Assigned task »
Go through the data below. List every line that holds the word "shown".

(Stored data entries)
⟨

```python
_P, _I, _I64, _F, _D, _SZ = C.c_void_p, C.c_int, C.c_int64, C.c_float, C.c_double, C.c_size_t
SIGNATURES = {
    "pg_last_error": (C.c_char_p, []),
    "pg_abi_version": (_I, []),
    "pg_device_count": (_I, []),
    "pg_vit_create": (_I, [C.POINTER(_P), _I, C.POINTER(VitCfg)]),
    "pg_vit_load_weight": (_I, [_P, C.c_char_p, _P, _I, C.POINTER(_I64), _I]),
    "pg_vit_finalize": (_I, [_P]),
    "pg_vit_workspace_bytes": (_I, [_P, _I, C.POINTER(_SZ)]),
# ... 59 lines not shown
    "pg_region_plan": (_I, [C.POINTER(RegionBankStruct), C.POINTER(C.c_int32)]),
    "pg_tune_region_wave_edges": (_I, [_I]),
    "pg_head_forward": (_I, [_P, _I, _I, _P, _P, _P, _I, _I, _P, _P, _P, _P, _P, _P]),
    "pg_head_margin": (_I, [_P, _I, _I, _P, _I, _P, _P, _P, _P, _P]),
    "pg_head_certainty": (_I, [_P, _I, _I, _P, _I, _P, _P, _I, _P, _P, _P, _P, _P, _P, _P]),
    "pg_aux_heads_forward": (_I, [_P, _I, _I, _P, _P, _I, _I, _I, _P, _P, _P, _P, _P, _P, _P]),
    "pg_refine_forward": (_I, [C.POINTER(Bank), _P, _I, _I, _P, _P, _P, _I, _I, _F, _D, _P, _P, _P, _P, _P]),
    "pg_refine_forward_ex": (_I, [C.POINTER(Bank), _P, _I, _I, _P, _P, _P, _I, _I, _I, _F, _D, _P, _P, _P, _P, _P, _P]),
    "pg_refine_certainty": (_I, [C.POINTER(Bank), _P, _I, _I, _P, _P, _I, _I, _I, _P, _P, _I, _P, _P, _F, _P, _P, _P, _P, _P]),
    "pg_refine_certainty_bank": (_I, [C.POINTER(Bank), _P, _I, _I, _P, _P, _I, _I, _I, _P, _P, _I, _P, _P, _F, _P, _P, _P, _P, _F, _P]),
    "pg_requeue_append": (_I, [_P, _P, _P, _I, _F, _I, _I64, _I64, _I64, _P, _P, _P, _P, _P, _P]),
    "pg_rows_to_slots": (_I, [_P, _I64, _P, _I, _P, _P]),
    "pg_requeue_take": (_I, [_P, _I64, _I64, _I, _I, _P, _P]),
    "pg_scatter_rows": (_I, [_P, _I64, _P, _I, _P, _I64, _I64, _I64, _I64, _P]),
    "pg_head_wstats": (_I, [_P, _I, _P, _P, _P]),
    "pg_embedding_debias": (_I, [_P, _I64, _I, _P, _P]),
    "pg_token_attribution": (_I, [_P, _I, _I, _P, _I, _P, _P, _I, _P, _P]),
    "pg_op_gemm16": (_I, [_I, _P, _I64, _P, _P, _P, _I64, _I, _I, _I, _I, _F, _I, _P, _I, _P]),
    "pg_op_gemm16_ld": (_I, [_I, _P, _I64, _P, _I64, _P, _P, _I64, _I, _I, _I, _I, _F, _I, _P, _I, _P]),
    "pg_op_rowstat_cast": (_I, [_P, _P, _I, _P, _I64, _F, _P]),
    "pg_op_gemm16_resid_stat": (_I, [_I, _P, _I64, _P, _I64, _P, _P, _I64, _P, _I64, _P, _I, _I, _I, _I, _P]),
    "pg_op_rowstat_finalize": (_I, [_P, _I, _P, _I64, _F, _P]),
    "pg_op_gemm16_ln": (_I, [_I, _P, _I64, _P, _I64, _P, _P, _P, _P, _I64, _I, _I, _I, _I, _F, _I, _I, _P]),
    "pg_op_layernorm": (_I, [_P, _P, _P, _P, _I, _I64, _F, _P]),
    "pg_op_attention": (_I, [_I, _P, _P, _I, _P]),
    "pg_op_im2col": (_I, [_P, _I, _P, _I, _I, _P]),
    "pg_op_token_mean": (_I, [_P, _P, _I, _P]),
    "pg_op_cast_f32": (_I, [_P, _P, _I, _I64, _P]),
    "pg_op_gemm16_parts": (_I, [_I, _P, _I64, _P, _I64, _P, _P, _I, _I, _I, _I, _P]),
    "pg_op_x3_split": (_I, [_P, _P, _I64, _I, _I, _P]),
    "pg_op_x3_layernorm": (_I, [_P, _P, _P, _P, _I64, _F, _P]),
    "pg_op_attention_f32": (_I, [_P, _P, _I, _P]),
    "pg_op_attention_x3": (_I, [_P, _P, _I, _P]),
    "pg_op_x3_im2col": (_I, [_P, _I, _P, _I, _P]),
    "pg_op_sum_parts": (_I, [_P, _I, _I64, _P, _I64, _I, _P]),
    "pg_op_preln": (_I, [_P, _P, _P, _P, _P, _I64, _F, _P, _I, _P, _P]),
    "pg_vit_precise_plan": (_I, [_I, C.POINTER(C.c_int32)]),
}

_lib = None


# ... 32 lines not shown
```

### pigeon_amd/csrc/abi.hip

```cpp
#include "pigeon_internal.h"
#include <cstdarg>
#include <cstdio>

static thread_local char g_err[512] = "";

void pg_set_error(const char* fmt, ...) {
    va_list ap;
    va_start(ap, fmt);
    vsnprintf(g_err, sizeof(g_err), fmt, ap);
    va_end(ap);
}
int pg_check_launch(const char* what) {
    hipError_t e = hipGetLastError();
    if (e != hipSuccess) { pg_set_error("launch of %s failed: %s", what, hipGetErrorString(e)); return PG_EHIP; }
    return PG_OK;
}

extern "C" const char* pg_last_error(void) { return g_err; }
extern "C" int pg_abi_version(void) { return PG_ABI_VERSION; }
extern "C" int pg_device_count(void) {
    int n = 0;
    hipError_t e = hipGetDeviceCount(&n);
    if (e != hipSuccess) { pg_set_error("hipGetDeviceCount: %s", hipGetErrorString(e)); return PG_EHIP; }
    return n;
// ... 44 lines not shown
extern "C" int pg_op_attention(int dtype, const void* qkv, void* out, int n_images, void* stream) {
    if (!qkv || !out) { pg_set_error("op_attention: null argument"); return PG_EINVAL; }
    return pg_attention_launch(dtype, qkv, out, n_images, (hipStream_t)stream);
}
extern "C" int pg_op_im2col(const void* pixels, int pix_dtype, void* out, int out_dtype, int n_images, void* stream) {
    if (!pixels || !out) { pg_set_error("op_im2col: null argument"); return PG_EINVAL; }
    if (out_dtype == PG_DTYPE_U8) { pg_set_error("op_im2col: PG_DTYPE_U8 is a pixel dtype, not an output dtype"); return PG_EINVAL; }
    const float* lut = nullptr;
    if (pix_dtype == PG_DTYPE_U8 && n_images > 0) { const int rc = pg_norm_lut_device(&lut); if (rc) return rc; }
    return pg_im2col_launch(pixels, pix_dtype, out, out_dtype, n_images, (hipStream_t)stream, lut);
}
extern "C" int pg_op_token_mean(const float* x, float* out, int n_images, void* stream) {
    if (!x || !out) { pg_set_error("op_token_mean: null argument"); return PG_EINVAL; }
    return pg_token_mean_launch(x, out, n_images, (hipStream_t)stream);
}
extern "C" int pg_op_cast_f32(const float* x, void* y, int out_dtype, int64_t n, void* stream) {
    if (!x || !y) { pg_set_error("op_cast_f32: null argument"); return PG_EINVAL; }
    return pg_cast_f32_launch(x, y, out_dtype, n, (hipStream_t)stream);
}

extern "C" int pg_op_gemm16_parts(int dtype, const void* A, int64_t lda, const void* W, int64_t ldw, const float* bias, float* parts,
                                  int M, int N, int Kp, int S, void* stream) {
    if (!A || !W || !parts) { pg_set_error("op_gemm16_parts: null argument"); return PG_EINVAL; }
    if (S < 1 || S > 8) { pg_set_error("op_gemm16_parts: 1 <= S <= 8"); return PG_EINVAL; }
    PgGemmExtra ex;
    ex.parts = S; ex.a_part = Kp; ex.w_part = Kp; ex.c_part = (int64_t)M * N;
    return pg_gemm_launch(dtype, A, lda, W, ldw, bias, parts, N, M, N, Kp, EPI_F32, 1.f, 0, nullptr, PG_GEMM_V_PP, (hipStream_t)stream, &ex);
}

extern "C" int pg_op_x3_split(const float* x, void* y3, int64_t rows, int cols, int gelu, void* stream) {
// ... 33 lines not shown
```

### pigeon_amd/csrc/comm.hip

```cpp
#include "pigeon_internal.h"

#include <dlfcn.h>
#include <unistd.h>
#include <cstdio>
#include <cstdlib>
#include <cstring>
#include <rccl/rccl.h>

namespace {

struct Rccl {
    void* lib = nullptr;
    ncclResult_t (*GetUniqueId)(ncclUniqueId*) = nullptr;
    ncclResult_t (*CommInitRank)(ncclComm_t*, int, ncclUniqueId, int) = nullptr;
    ncclResult_t (*CommDestroy)(ncclComm_t) = nullptr;
    ncclResult_t (*CommCount)(const ncclComm_t, int*) = nullptr;
    ncclResult_t (*AllGather)(const void*, void*, size_t, ncclDataType_t, ncclComm_t, hipStream_t) = nullptr;
    ncclResult_t (*GroupStart)() = nullptr;
    ncclResult_t (*GroupEnd)() = nullptr;
    const char* (*GetErrorString)(ncclResult_t) = nullptr;
    ncclResult_t (*GetVersion)(int*) = nullptr;
};

Rccl* rccl() {
// ... 85 lines not shown
    if (!R) return PG_EHIP;
    pg_comm* c = (pg_comm*)comm;
    PG_NCCL(R->AllGather(send, recv, bytes_per_rank, ncclInt8, c->comm, (hipStream_t)stream));
    return PG_OK;
}

extern "C" int pg_allgather_many(void* comm, int count, const void* const* send, void* const* recv, const size_t* bytes_per_rank,
                                 void* stream) {
    if (!comm || count < 0 || (count > 0 && (!send || !recv || !bytes_per_rank))) { pg_set_error("allgather_many: bad argument"); return PG_EINVAL; }
    if (count == 0) return PG_OK;
    Rccl* R = rccl();
    if (!R) return PG_EHIP;
    pg_comm* c = (pg_comm*)comm;
    for (int i = 0; i < count; ++i)
        if (bytes_per_rank[i] && (!send[i] || !recv[i])) { pg_set_error("allgather_many: null buffer %d", i); return PG_EINVAL; }
    PG_NCCL(R->GroupStart());
    ncclResult_t first = ncclSuccess;
    for (int i = 0; i < count; ++i) {
        if (!bytes_per_rank[i]) continue;
        const ncclResult_t e = R->AllGather(send[i], recv[i], bytes_per_rank[i], ncclInt8, c->comm, (hipStream_t)stream);
        if (e != ncclSuccess && first == ncclSuccess) first = e;
    }
    const ncclResult_t e2 = R->GroupEnd();
    if (first != ncclSuccess) { pg_set_error("ncclAllGather (grouped) failed: %s", R->GetErrorString(first)); return PG_EHIP; }
    if (e2 != ncclSuccess) { pg_set_error("ncclGroupEnd failed: %s", R->GetErrorString(e2)); return PG_EHIP; }
    return PG_OK;
}

extern "C" int pg_comm_destroy(void* comm) {
    if (!comm) return PG_OK;
// ... 15 lines not shown
```

### pigeon_amd/csrc/head.hip

```cpp
#include "common.h"
#include "pigeon_internal.h"
#include "certainty_common.h"
#include <cfloat>

#define HT 64
#define HK 32

__global__ __launch_bounds__(256) void head_logits_kernel(const float* __restrict__ emb, int B, int P,
                                                          const float* __restrict__ W, const float* __restrict__ bias,
                                                          int C, float* __restrict__ logits) {
    __shared__ float As[HK][HT + 1];
    __shared__ float Ws[HK][HT + 1];
    const int tid = threadIdx.x;
    const int c0 = blockIdx.x * HT, b0 = blockIdx.y * HT;
    const int tx = tid & 15, ty = tid >> 4;
    float acc[4][4];
#pragma unroll
    for (int i = 0; i < 4; ++i)
#pragma unroll
        for (int j = 0; j < 4; ++j) acc[i][j] = 0.f;
    const float invP = 1.0f / (float)P;
    for (int k0 = 0; k0 < VIT_HIDDEN; k0 += HK) {
#pragma unroll
        for (int i = 0; i < 8; ++i) {
            const int idx = tid + i * 256;
// ... 20 lines not shown
#pragma unroll
                for (int j = 0; j < 4; ++j) acc[i][j] = fmaf(a[i], w[j], acc[i][j]);
        }
        __syncthreads();
    }
#pragma unroll
    for (int i = 0; i < 4; ++i) {
        const int b = b0 + ty * 4 + i;
        if (b >= B) continue;
#pragma unroll
        for (int j = 0; j < 4; ++j) {
            const int c = c0 + tx * 4 + j;
            if (c < C) logits[(int64_t)b * C + c] = acc[i][j] + bias[c];
        }
    }
}

struct ValIdx { float v; int i; };
__device__ __forceinline__ ValIdx block_argbest(ValIdx x, ValIdx* red ) {
#pragma unroll
    for (int o = 32; o >= 1; o >>= 1) {
        const float ov = __shfl_xor(x.v, o, 64);
        const int oi = __shfl_xor(x.i, o, 64);
        if (better(ov, oi, x.v, x.i)) { x.v = ov; x.i = oi; }
    }
    const int wave = threadIdx.x >> 6;
    __syncthreads();
    if ((threadIdx.x & 63) == 0) red[wave] = x;
    __syncthreads();
    ValIdx r = red[0];
// ... 50 lines not shown
        if (GLOBAL) __threadfence_block();
        __syncthreads();
    }
}

extern "C" int pg_head_forward(const float* emb, int B, int P, const float* W, const float* bias,
                               const double* centroids, int C, int k, float* logits, float* topk_val,
                               int64_t* topk_idx, int64_t* argmax, double* pred_llh, void* stream) {
    hipStream_t s = (hipStream_t)stream;
    if (B < 0) { pg_set_error("head: B = %d", B); return PG_EINVAL; }
    if (B == 0) return PG_OK;
    if (!emb || !W || !bias || !centroids || !logits || !topk_val || !topk_idx || !argmax || !pred_llh) {
        pg_set_error("head: null pointer argument"); return PG_EINVAL;
    }
    if (P < 1 || C < 1 || k < 1 || k > C) { pg_set_error("head: bad P=%d C=%d k=%d", P, C, k); return PG_EINVAL; }
    const size_t lds = (size_t)C * sizeof(float);
    const bool big = lds > 150 * 1024;
    dim3 g1((C + HT - 1) / HT, (B + HT - 1) / HT);
    hipLaunchKernelGGL(head_logits_kernel, g1, dim3(256), 0, s, emb, B, P, W, bias, C, logits);
    int rc = pg_check_launch("head_logits");
    if (rc) return rc;
    if (big) {
        float* scratch = nullptr;
        PG_HIP(hipMallocAsync((void**)&scratch, (size_t)B * C * sizeof(float), s));
        hipLaunchKernelGGL(head_row_kernel<true>, dim3(B), dim3(256), 0, s, logits, C, k, centroids, topk_val, topk_idx, argmax, pred_llh, scratch);
        rc = pg_check_launch("head_row (large C)");
        (void)hipFreeAsync(scratch, s);
        return rc;
    }
    static size_t attr_lds = 0;
    if (lds > attr_lds) {
        PG_HIP(hipFuncSetAttribute((const void*)head_row_kernel<false>, hipFuncAttributeMaxDynamicSharedMemorySize, (int)lds));
        attr_lds = lds;
    }
    hipLaunchKernelGGL(head_row_kernel<false>, dim3(B), dim3(256), lds, s, logits, C, k, centroids, topk_val, topk_idx, argmax, pred_llh,
// ... 63 lines not shown
```

### pigeon_amd/csrc/pigeon_internal.h

```cpp
#pragma once
#include <hip/hip_runtime.h>
#include <stdint.h>
#include "../../include/pigeon_hip.h"

enum { EPI_QKV = 0, EPI_GELU = 1, EPI_RESID = 2, EPI_PATCH = 3, EPI_F32 = 4, EPI_RESID_STAT = 5, EPI_QKV_LN = 6, EPI_GELU_LN = 7,
       EPI_GELU_X3 = 8 };

struct PgGemmExtra {
    const float* colsum = nullptr;
    const float* rowstat = nullptr;
    void* x16 = nullptr;
    int64_t ldx = 0;
    float* statpart = nullptr;
    int64_t stat_rows = 0;
    int parts = 1;
    int64_t a_part = 0, w_part = 0, c_part = 0;
};

void pg_set_error(const char* fmt, ...) __attribute__((format(printf, 1, 2)));
int pg_check_launch(const char* what);
int pg_default_gemm_variant();
int pg_gemm_grid_cus();
int pg_gemm_raster_gn();
unsigned long long pg_tune_epoch();
// ... 16 lines not shown
void pg_fingerprint_host(const void* data, size_t bytes, uint64_t seed, uint64_t out[2]);

#define PG_NORM_LUT_SIZE (3 * 256)
void pg_norm_lut_fill(float* lut);
int pg_norm_lut_device(const float** lut);

int pg_gemm_launch(int dtype, const void* A, int64_t lda, const void* W, int64_t ldw, const float* bias, void* out, int64_t ldc,
                   int M, int N, int K, int epi, float qscale, int qcols, const float* aux, int variant,
                   hipStream_t s, const PgGemmExtra* extra = nullptr);
int pg_layernorm_launch(const float* x, const float* gamma, const float* beta, void* y, int out_dtype,
                        int64_t rows, float eps, hipStream_t s);
int pg_preln_launch(float* x, const float* cls, const float* pos0, const float* gamma, const float* beta,
                    int64_t rows, float eps, hipStream_t s, void* x16 = nullptr, int x16_dtype = 0, float* rowstat = nullptr);
int pg_im2col_launch(const void* pixels, int pix_dtype, void* out, int out_dtype, int n_images, hipStream_t s, const float* norm_lut = nullptr);
int pg_token_mean_launch(const float* x, float* out, int n_images, hipStream_t s);
int pg_cast_f32_launch(const float* x, void* y, int out_dtype, int64_t n, hipStream_t s);
int pg_rowstat_cast_launch(const float* x, void* x16, int out_dtype, float* rowstat, int64_t rows, float eps, hipStream_t s);
int pg_rowstat_finalize_launch(const float* statpart, int slots, float* rowstat, int64_t rows, float eps, hipStream_t s,
                               unsigned long long* alarm = nullptr, float alarm_sumsq = 0.f);
int pg_count_sat16_launch(const void* buf, int64_t rows, int cols, int64_t ld, int dtype, unsigned long long* counter, hipStream_t s);
int pg_attention_launch(int dtype, const void* qkv, void* out, int n_images, hipStream_t s);
int pg_x3_ln_launch(const float* x, const float* gamma, const float* beta, void* y3, int64_t rows, float eps, hipStream_t s);
int pg_x3_split_launch(const float* x, void* y3, int64_t rows, int C, int gelu, hipStream_t s);
int pg_x3_im2col_launch(const void* pixels, int pix_dtype, void* out3, int n_images, hipStream_t s, const float* norm_lut = nullptr);
int pg_attention_f32_launch(const float* qkv, float* out, int n_images, hipStream_t s);
bool pg_attention_x3out_available();
int pg_attention_x3out_launch(const float* qkv, void* out3, int n_images, hipStream_t s);
int pg_sum_parts_launch(const float* parts, int S, int64_t part_elems, float* dst, int64_t n, int resid, hipStream_t s);
```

⟩

Your response »
# ... 59 lines not shown
# ... 32 lines not shown
// ... 44 lines not shown
// ... 33 lines not shown
// ... 85 lines not shown
// ... 15 lines not shown
// ... 20 lines not shown
// ... 50 lines not shown
// ... 63 lines not shown
// ... 16 lines not shown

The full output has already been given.